(RECORDS Opens)

// ... 28 lines not shown
  int64_t hp_t[2], hp_v[2];
  int64_t act_q[2][2], hp_q[2];
  int64_t dv[2], dmu;
  int64_t slab_mean, slab_a, slab_b, slab_pa;
  int64_t part_loss, part_min, part_dls;
  int64_t xhat_v[2][PORL_MAX_HIDDEN], rstd_v[2][PORL_MAX_HIDDEN];
  int64_t ln_dg[2], ln_db[2], ln_dh[2];
  int64_t head_part[2], head_loss, head_db[2];
  int64_t pol_w;
  int64_t total;
};

}

struct porl_iql {
  porl_iql_cfg cfg;
  MlpLayout v[2], pol;
  int64_t logstd_off = 0, n_vf = 0, n_pol = 0;
  std::vector<TensorInfo> t_vf, t_pol;
  porl_iql_buffers buf{};
  bool bound = false;
  int device = -1;
  int mode = 0;
  int slot = 0;
  ReduceArgs fin_v{}, fin_p{};
  bool fin_v_pending = false, fin_p_pending = false;
  int batch = 0;
  bool have_pol_target = false;
  bool pol_prefetched = false;
  bool pol_fwd_done = false;
  int pol_nslab = 1;
  int Sp = 0, Dp = 0, Hp = 0, parts_max = 0;
  Workspace ws{};
  Tune tune = g_tune;
};

namespace {

int pick_tile(const GemmGroup& g, const Tune& t, bool short_blocks = false) {
  int minM = 1 << 30, minN = 1 << 30, maxK = 0;
  for (int i = 0; i < g.nprob; ++i) {
    minM = std::min(minM, g.p[i].M); minN = std::min(minN, g.p[i].N); maxK = std::max(maxK, g.p[i].K);
  }
  if (maxK <= 128) return TILE_64x64;
  auto blocks = [&](int tile) {
    int bm, bn, n = 0;
    tile_dims(tile, bm, bn);
    for (int i = 0; i < g.nprob; ++i) n += cdiv(g.p[i].M, bm) * cdiv(g.p[i].N, bn) * std::max(1, g.p[i].splitk);
    return n;
  };
  int cand[3], nc = 0;
  if (minN <= 64 && minM <= 64) { cand[nc++] = TILE_64x64; }
  else if (minN <= 64) { cand[nc++] = TILE_128x64; cand[nc++] = TILE_64x64; }
  else if (minM <= 64) { cand[nc++] = TILE_64x128; cand[nc++] = TILE_64x64; }
  else { cand[nc++] = TILE_128x128; cand[nc++] = TILE_128x64; cand[nc++] = TILE_64x64; }
  const int* map = short_blocks ? t.tile_map_short : t.tile_map;
  for (int i = 0; i < nc; ++i)
    if (blocks(cand[i]) >= NUM_CU) return map[cand[i]];
  return map[cand[nc - 1]];
}

int pick_splitk(int M, int N, int K, int nprob, int bm, int bn) {
  const int tiles = nprob * cdiv(M, bm) * cdiv(N, bn);
  int sk = cdiv(NUM_CU, tiles);
  sk = std::min(sk, std::max(1, K / 64));
  return std::max(1, std::min(sk, SK_MAX));
}

int launch_group(GemmGroup& g, int tile, const Tune& t, hipStream_t s, int iql_pad = -1) {
  const bool iql = iql_pad >= 0 && !t.gemm_lds_pad && g.nprob > 0 && g.p[0].K >= t.iql_pad_min_k;
  g.lds_pad = iql ? iql_pad : t.gemm_lds_pad;
  g.lds_pad_min_blocks = iql ? t.iql_pad_min_blocks : t.gemm_lds_pad_min_blocks;
  double flops = 0.0, bytes = 0.0;
  std::string label;
  if (g_prof.on) {
    bool vec = true, apro = false;
    for (int i = 0; i < g.nprob; ++i) {
      const GemmProb& p = g.p[i];
      flops += 2.0 * p.M * p.N * p.K;
      bytes += 4.0 * ((double)p.M * p.K + (double)p.N * p.K + (p.store_c ? (double)p.M * p.N : 0.0));
      vec = vec && p.a_vec && p.b_vec;
      apro = apro || p.apro != APRO_NONE;
    }
    int bm, bn;
    tile_dims(tile, bm, bn);
    const TileCfg tc = tile_cfg(tile);
    label = "gemm_f32_kernel<" + std::to_string(bm) + "," + std::to_string(bn) + "," + std::to_string(GEMM_BK) + "," +
            std::to_string(tc.wm) + "," + std::to_string(tc.wn) + "," + (vec ? "true" : "false") + "," +
            (apro ? "true" : "false") + (g.single_buffer && vec && tile == TILE_64x64 ? ",true>" : ">");
  }
  ProfScope ps(label, s, flops, bytes);
  hipError_t e = launch_gemm_group(tile, g, s);
  if (e != hipSuccess) {
    g_err = std::string("gemm launch: ") + hipGetErrorString(e);
    return (int)e;
  }
  return 0;
}

int launch_group_bf16(GemmGroup& g, int tile, hipStream_t s) {
  double flops = 0.0, bytes = 0.0;
  std::string label;
  if (g_prof.on) {
    for (int i = 0; i < g.nprob; ++i) {
      const GemmProb& p = g.p[i];
// ... 18 lines not shown
  if (r.njobs == 0) return 0;
  long maxn = 0;
  for (int i = 0; i < r.njobs; ++i) maxn = std::max(maxn, r.job[i].n);
  dim3 grid((unsigned)std::min<long>((maxn + 31) / 32, 2048), r.njobs);
  ProfScope ps("multi_reduce_kernel", s, 0.0, 0.0);
  hipLaunchKernelGGL(multi_reduce_kernel, grid, dim3(256), 0, s, r);
  PORL_HIP(hipGetLastError());
  return 0;
}

void add_reduce(ReduceArgs& r, float* out, const float* slab, long n, long stride, int nslab, int op = 0,
                float scale = 1.f) {
  ReduceJob& j = r.job[r.njobs++];
  j.out = out; j.slab = slab; j.bias = nullptr; j.n = n; j.stride = stride; j.nslab = nslab; j.ncols = 1; j.act = 0;
  j.op = op; j.scale = scale; j.adam_off = -1;
  j.width = nslab > 64 ? 4 : 32;
}

int check_ready(const porl_iql* h, bool need_batch) {
  if (!h) PORL_FAIL(PORL_ERR_INVALID, "null engine");
  if (!h->bound) PORL_FAIL(PORL_ERR_UNBOUND, "porl_iql_bind() has not been called");
  if (need_batch && h->batch <= 0) PORL_FAIL(PORL_ERR_INVALID, "no minibatch loaded (porl_iql_load_batch)");
  return 0;
}

bool short_blocks(const porl_iql* h) { return (h->mode & PORL_IQL_MODE_SHORT_BLOCKS) != 0; }
int skinny_mask(const porl_iql* h) {
  const Tune& t = h->tune;
  if (!short_blocks(h)) return t.skinny;
  return t.skinny_pipelined >= 0 ? t.skinny_pipelined : h->cfg.hidden_dim <= t.skinny_pipelined_max_h ? t.skinny : 0;
}
int iql_tile(const porl_iql* h, const GemmGroup& g) { return pick_tile(g, h->tune, short_blocks(h)); }

int iql_launch(const porl_iql* h, GemmGroup& g, int tile, bool policy, hipStream_t s) {
  const Tune& t = h->tune;
  return launch_group(g, tile, t, s, !short_blocks(h) ? -1 : policy ? t.iql_pad_policy : t.iql_pad_value);
}

constexpr int MAX_FWD_NETS = 5;
struct FwdNet {
  const float* in; int ldin;
  const float* W; const float* b;
  float* out;
  const float* headw; float* headout;
  const float* ln_g = nullptr; const float* ln_b = nullptr;
  float* xhat = nullptr; float* rstd = nullptr;
};

int fwd_hidden_layer(porl_iql* h, const FwdNet* nets, int nnets, int B, int K, bool last, int* parts_out, bool policy,
                     hipStream_t s) {
  const int H = h->cfg.hidden_dim;
  if (h->tune.l0_kernel && K <= L0_KP && nnets <= L0_MAX_NETS) {
    L0Args a{};
    a.nnets = nnets; a.B = B; a.H = H; a.K = K; a.ldw = K; a.ldo = h->Hp;
    bool plain = true;
    for (int n = 0; n < nnets; ++n) {
      plain = plain && !nets[n].ln_g && nets[n].out && !(last && nets[n].headw);
      a.net[n] = L0Net{nets[n].in, nets[n].W, nets[n].b, nets[n].out, nets[n].ldin};
    }
    if (plain && l0_fwd_supported(a)) {
      if (parts_out) *parts_out = head_parts(H, 0);
      ProfScope ps("l0_fwd_kernel", s, 2.0 * nnets * B * (double)H * K, 4.0 * nnets * ((double)B * K + (double)H * K + (double)B * H));
      PORL_HIP(launch_l0_fwd(a, s));
      return 0;
    }
  }
  GemmGroup g{};
  g.nprob = nnets;
  bool any_ln = false;
// ... 352 lines not shown
      a.hp_t[i] = W + ws.hp_t[i]; a.hp_v[i] = W + ws.hp_v[i];
      a.b_t[i] = Pt + h->v[i].b[L]; a.b_v[i] = Pv + h->v[i].b[L];
      a.dv[i] = W + ws.dv[i];
      a.db_out[i] = Gv + h->v[i].b[L];
    }
    a.rew = W + ws.rew; a.term = W + ws.term; a.target_v = W + ws.target_v_slot[h->slot]; a.stats = h->buf.stats;
    a.B = B; a.parts = parts; a.tau = hp->tau; a.discount = hp->discount; a.inv_batch = hp->inv_batch;
    hipLaunchKernelGGL(value_loss_kernel, dim3(1), dim3(1024), 0, s, a);
    PORL_HIP(hipGetLastError());
  }

  ReduceArgs red{};
  if (LN) return value_backward_ln(h, hp, s, defer);
  {
    const int nhb = cdiv(B, HEAD_ROWS_PER_BLOCK);
    HeadBwdArgs a{};
    for (int i = 0; i < 2; ++i) {
      a.Hact[i] = W + ws.act_v[i][L - 1]; a.w[i] = Pv + h->v[i].w[L];
      a.dZ[i] = W + ws.dz_v[i][(L - 1) & 1]; a.part_dw[i] = W + ws.head_part[i];
      a.hp_t[i] = W + ws.hp_t[i]; a.hp_v[i] = W + ws.hp_v[i];
      a.b_t[i] = Pt + h->v[i].b[L]; a.b_v[i] = Pv + h->v[i].b[L];
      a.dv[i] = W + ws.dv[i]; a.part_db[i] = W + ws.head_db[i];
      add_reduce(red, Gv + h->v[i].w[L], W + ws.head_part[i], H, H, nhb);
      add_reduce(red, Gv + h->v[i].b[L], W + ws.head_db[i], 1, 1, nhb);
    }
    a.rew = W + ws.rew; a.term = W + ws.term; a.target_v = W + ws.target_v_slot[h->slot]; a.part_loss = W + ws.head_loss;
    add_reduce(red, h->buf.stats, W + ws.head_loss, 1, 1, nhb, 0, hp->inv_batch);
    a.B = B; a.H = H; a.ld = Hp; a.parts = parts;
    a.tau = hp->tau; a.discount = hp->discount; a.inv_batch = hp->inv_batch;
    ProfScope ps("relu_head_bwd_kernel", s, 0.0, 16.0 * B * H);
    hipLaunchKernelGGL(relu_head_bwd_kernel, dim3(nhb, 2), dim3(256), 0, s, a);
    PORL_HIP(hipGetLastError());
  }
  for (int l = L - 1; l >= 0; --l) {
    const int Kin = l == 0 ? S : H;
    if (l == 0) {
      Dw0Net dn[2];
      const int64_t per = (int64_t)H * S, perc = H;
      for (int i = 0; i < 2; ++i) {
        float* slabW = W + ws.slab_a + (int64_t)i * SK_MAX * (per + 2 * perc + 8);
        dn[i] = Dw0Net{W + ws.dz_v[i][0], Gv + h->v[i].w[0], Gv + h->v[i].b[0], slabW, slabW + (int64_t)SK_MAX * per};
      }
      int rc = 0;
      if (dw0_skinny(h, dn, 2, W + ws.xs_slot[h->slot], h->Sp, B, H, S, Hp, red, "V6.dW0:", s, &rc)) {
        if (rc) return rc;
        break;
      }
    }
    GemmGroup g{};
    for (int i = 0; i < 2; ++i) {
      const float* dz = W + ws.dz_v[i][l & 1];
      const float* in = l == 0 ? W + ws.xs_slot[h->slot] : W + ws.act_v[i][l - 1];
      const int ldin = l == 0 ? h->Sp : Hp;
      GemmProb p = make_prob(GEMM_TN, dz, Hp, in, ldin, Gv + h->v[i].w[l], Kin, H, Kin, B);
      p.colsum = Gv + h->v[i].b[l];
      g.p[g.nprob++] = p;
      if (l > 0) {
        GemmProb q = make_prob(GEMM_NN, dz, Hp, Pv + h->v[i].w[l], Kin, W + ws.dz_v[i][(l - 1) & 1], Hp, B, Kin, H);
        q.mask = W + ws.act_v[i][l - 1]; q.ldmask = Hp;
        g.p[g.nprob++] = q;
      }
    }
    int tile = iql_tile(h, g);
    if (l > 0 && short_blocks(h) && h->tune.vbwd_tile_short >= 0) tile = h->tune.vbwd_tile_short;
    if (l == 0) {
      int bm, bn;
      tile_dims(tile, bm, bn);
      const int sk = pick_splitk(H, Kin, B, 2, bm, bn);
      if (sk > 1) {
        const int64_t per = (int64_t)H * Kin, perc = H;
        for (int i = 0; i < 2; ++i) {
          float* slabW = W + ws.slab_a + (int64_t)i * SK_MAX * (per + 2 * perc + 8);
          float* slabC = slabW + (int64_t)SK_MAX * per;
          g.p[i].splitk = sk; g.p[i].C = slabW; g.p[i].colsum = slabC;
          add_reduce(red, Gv + h->v[i].w[0], slabW, per, per, sk);
          add_reduce(red, Gv + h->v[i].b[0], slabC, perc, perc, sk);
        }
      }
    }
    g_phase = l == 0 ? "V6.dW0:" : "V5.bwd:";
    PORL_TRY(iql_launch(h, g, tile, false, s));
  }
  g_phase = "V7.combine:";
  if (defer) *defer = red;
  else PORL_TRY(launch_reduce(red, s));
  g_phase = "";
  return PORL_OK;
}
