# superlinear-ai/raglite

Measured on AMD Instinct MI355X. Metric: queries/sec, MaxSim 32x1M d=1024 exact top-100, higher is better.
Workload: dtype f32 in / f32 scores: candidate chunks found with the fp16 hi halves of corpus and queries (1 x v_mfma_f32_16x16x32_f16 per multiply, f32 accumulate, rigorous error bound), their scores by v_mfma_f32_16x16x4_f32 (exact f32 products); full-precision fallback: 3 x v_mfma_f32_16x16x32_f16 on hi+lo pairs

## Files before the change

include/raglite_hip.h:

```cpp
#ifndef RAGLITE_HIP_H
#define RAGLITE_HIP_H

#include <stddef.h>
#include <stdint.h>

#ifdef __cplusplus
extern "C" {
#endif

typedef enum {
    RL_OK = 0,
    RL_ERR_INVALID = -1,
    RL_ERR_HIP = -2,
    RL_ERR_UNSUPPORTED = -3,
    RL_ERR_NOMEM = -4
} rl_status;

typedef enum { RL_MEM_HOST = 0, RL_MEM_DEVICE = 1 } rl_mem;
#define RL_MEM_FILTERS_DEVICE 2
typedef enum {
    RL_ARITH_AUTO = 0,
    RL_ARITH_FP32_EXACT = 1,
    RL_ARITH_F16_SPLIT = 2,
    RL_ARITH_F16_STORED = 3
} rl_arith;
typedef enum { RL_F32 = 0, RL_F16 = 1 } rl_dtype;
typedef enum { RL_COSINE = 0, RL_DOT = 1, RL_L2 = 2 } rl_metric;
typedef enum { RL_SYNTH_UNIFORM = 0, RL_SYNTH_SMALL_INT = 1 } rl_synth_kind;

typedef struct rl_index rl_index;

int rl_version(void);
const char* rl_last_error(void);
int rl_init(int device);
int rl_device_count(int* count);
int rl_device_info(int device, char* name, int len, int* compute_units, int64_t* total_mem);

int rl_dev_alloc(void** ptr, size_t bytes);
int rl_dev_free(void* ptr);
int rl_memcpy_h2d(void* dst, const void* src, size_t bytes, void* stream);
int rl_memcpy_d2h(void* dst, const void* src, size_t bytes, void* stream);
int rl_memcpy_d2d(void* dst, const void* src, size_t bytes, void* stream);
int rl_stream_sync(void* stream);

int rl_synth_fill(float* dst, int64_t start, int64_t count, uint64_t seed, int kind, void* stream);

int rl_pool_norm(const float* tokens, int64_t n_token_rows, int32_t dim,
                 const int64_t* span_begin, const int64_t* span_end, int64_t n_spans,
                 int32_t normalize, double eps, float* out_f32, uint16_t* out_f16,
                 int mem, void* stream);

int rl_adapter_apply(const float* A, const float* queries, int32_t n_queries, int32_t dim,
                     float* out_f32, uint16_t* out_f16, int mem, void* stream);

int rl_index_create(rl_index** out, const float* embeddings, int64_t n_rows, int32_t dim,
                    const int64_t* chunk_offsets, int64_t n_chunks, int metric, int mem, void* stream);
int rl_index_create_f16(rl_index** out, const uint16_t* embeddings_f16, int64_t n_rows, int32_t dim,
                        const int64_t* chunk_offsets, int64_t n_chunks, int metric, int mem, void* stream);
int rl_index_destroy(rl_index* index);
int rl_index_info(const rl_index* index, int64_t* n_rows, int32_t* dim, int64_t* n_chunks, int* metric);
int rl_index_memory(const rl_index* index, int64_t out[8]);

#define RL_IMAGE_PRESPLIT 1u
#define RL_IMAGE_HI 2u
#define RL_IMAGE_HI_PLANE 4u
int rl_index_prepare(rl_index* index, uint32_t images, uint32_t* built, void* stream);

int rl_index_append(rl_index* index, const float* rows, int64_t n_new_rows, const int64_t* new_chunk_sizes,
                    int64_t n_new_chunks, int mem, void* stream);
int rl_index_delete_chunks(rl_index* index, const int64_t* chunk_ordinals, int64_t n, void* stream);
int rl_index_live(rl_index* index, int64_t* live_rows, int64_t* live_chunks, void* stream);
int rl_index_compact(rl_index* index, int64_t* out_remap, int64_t* new_n_rows, int64_t* new_n_chunks, void* stream);

int rl_index_set_arithmetic(rl_index* index, int mode);
int rl_index_arithmetic(rl_index* index, int* in_effect);
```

(RECORDS Closes)

» **EXERCISE**: Begin at the first line of the records above and restate each line word for word, stopping after the line with "int64_t logstd_off = 0, n_vf".

» **THE COMPLETED TASK**:
// ... 28 lines not shown
  int64_t hp_t[2], hp_v[2];
  int64_t act_q[2][2], hp_q[2];
  int64_t dv[2], dmu;
  int64_t slab_mean, slab_a, slab_b, slab_pa;
  int64_t part_loss, part_min, part_dls;
  int64_t xhat_v[2][PORL_MAX_HIDDEN], rstd_v[2][PORL_MAX_HIDDEN];
  int64_t ln_dg[2], ln_db[2], ln_dh[2];
  int64_t head_part[2], head_loss, head_db[2];
  int64_t pol_w;
  int64_t total;
};

}

struct porl_iql {
  porl_iql_cfg cfg;
  MlpLayout v[2], pol;
  int64_t logstd_off = 0, n_vf = 0, n_pol = 0;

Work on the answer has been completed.